**ASSIGNED TASK**
Your answer should repeat the listing in full, with no line missing or altered.

**MATERIAL FOR THIS EXERCISE**
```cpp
extern "C" int pdsc_nms_keys_grid(const float* src, const float* conf, float radius, float* keys, void* workspace,
                                  size_t workspace_bytes, int bs, int N, void* stream) {
    return pdsc::launch_nms_keys_grid(src, conf, radius, keys, workspace, workspace_bytes, bs, N, nullptr, (hipStream_t)stream);
}

extern "C" int pdsc_rank_select(const float* keys, int* seeds, int bs, int N, int num_seeds, void* stream) {
    return pdsc::launch_rank_select(keys, seeds, bs, N, num_seeds, nullptr, nullptr, (hipStream_t)stream);
}

extern "C" int pdsc_knn_seeds_form(const float* normed, const float* normed_pf, const int* seeds, float* dist_scratch, int* knn_idx,
                                   int bs, int N, int S, int k, int form, void* stream) {
    return pdsc::launch_knn_seeds_form(normed, normed_pf, seeds, dist_scratch, knn_idx, bs, N, S, k, nullptr, form, (hipStream_t)stream);
}

extern "C" int pdsc_normalize_confidence_pf(const float* feat, const float* h2, const float* w3, const float* b3, float* normed,
                                            float* normed_pf, float* conf, int bs, int N, void* stream) {
    return pdsc::launch_normalize_conf_pf(feat, h2, w3, b3, normed, normed_pf, conf, bs, N, (hipStream_t)stream);
}

extern "C" int pdsc_knn_seeds(const float* normed, const int* seeds, float* dist_scratch, int* knn_idx, int bs, int N,
                              int S, int k, void* stream) {
    return pdsc::launch_knn_seeds(normed, seeds, dist_scratch, knn_idx, bs, N, S, k, nullptr, (hipStream_t)stream);
}
```

Measured before the change: 2541 pairs/s.

## Restructure fused kNN with LDS ring staging, per-wave lists, and column split

Rewrites the fused seed kNN kernel. Column blocks are now staged into a three-slot LDS ring via global_load_lds, so all four waves share each block and the next loads overlap compute. Each wave owns its own seed-row group and keeps wave-private candidate lists with ballot-based appends instead of LDS atomics. List trimming now uses a pivot-based selection and is interleaved with the MFMA chain of the next block. When there are too few workgroups to fill the GPU, columns are split across workgroups, with a merge kernel that combines partial top-k lists held in dist_scratch. This adds a second launch and extra scratch traffic in the split case, and smaller lists may trigger trims more often.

**TASK RESPONSE**
```cpp
extern "C" int pdsc_nms_keys_grid(const float* src, const float* conf, float radius, float* keys, void* workspace,
                                  size_t workspace_bytes, int bs, int N, void* stream) {
    return pdsc::launch_nms_keys_grid(src, conf, radius, keys, workspace, workspace_bytes, bs, N, nullptr, (hipStream_t)stream);
}

extern "C" int pdsc_rank_select(const float* keys, int* seeds, int bs, int N, int num_seeds, void* stream) {
    return pdsc::launch_rank_select(keys, seeds, bs, N, num_seeds, nullptr, nullptr, (hipStream_t)stream);
}

extern "C" int pdsc_knn_seeds_form(const float* normed, const float* normed_pf, const int* seeds, float* dist_scratch, int* knn_idx,
                                   int bs, int N, int S, int k, int form, void* stream) {
    return pdsc::launch_knn_seeds_form(normed, normed_pf, seeds, dist_scratch, knn_idx, bs, N, S, k, nullptr, form, (hipStream_t)stream);
}

extern "C" int pdsc_normalize_confidence_pf(const float* feat, const float* h2, const float* w3, const float* b3, float* normed,
                                            float* normed_pf, float* conf, int bs, int N, void* stream) {
    return pdsc::launch_normalize_conf_pf(feat, h2, w3, b3, normed, normed_pf, conf, bs, N, (hipStream_t)stream);
}

extern "C" int pdsc_knn_seeds(const float* normed, const int* seeds, float* dist_scratch, int* knn_idx, int bs, int N,
                              int S, int k, void* stream) {
    return pdsc::launch_knn_seeds(normed, seeds, dist_scratch, knn_idx, bs, N, S, k, nullptr, (hipStream_t)stream);
}
```

Measured before the change: 2541 pairs/s.

## Restructure fused kNN with LDS ring staging, per-wave lists, and column split

Rewrites the fused seed kNN kernel. Column blocks are now staged into a three-slot LDS ring via global_load_lds, so all four waves share each block and the next loads overlap compute. Each wave owns its own seed-row group and keeps wave-private candidate lists with ballot-based appends instead of LDS atomics. List trimming now uses a pivot-based selection and is interleaved with the MFMA chain of the next block. When there are too few workgroups to fill the GPU, columns are split across workgroups, with a merge kernel that combines partial top-k lists held in dist_scratch. This adds a second launch and extra scratch traffic in the split case, and smaller lists may trigger trims more often.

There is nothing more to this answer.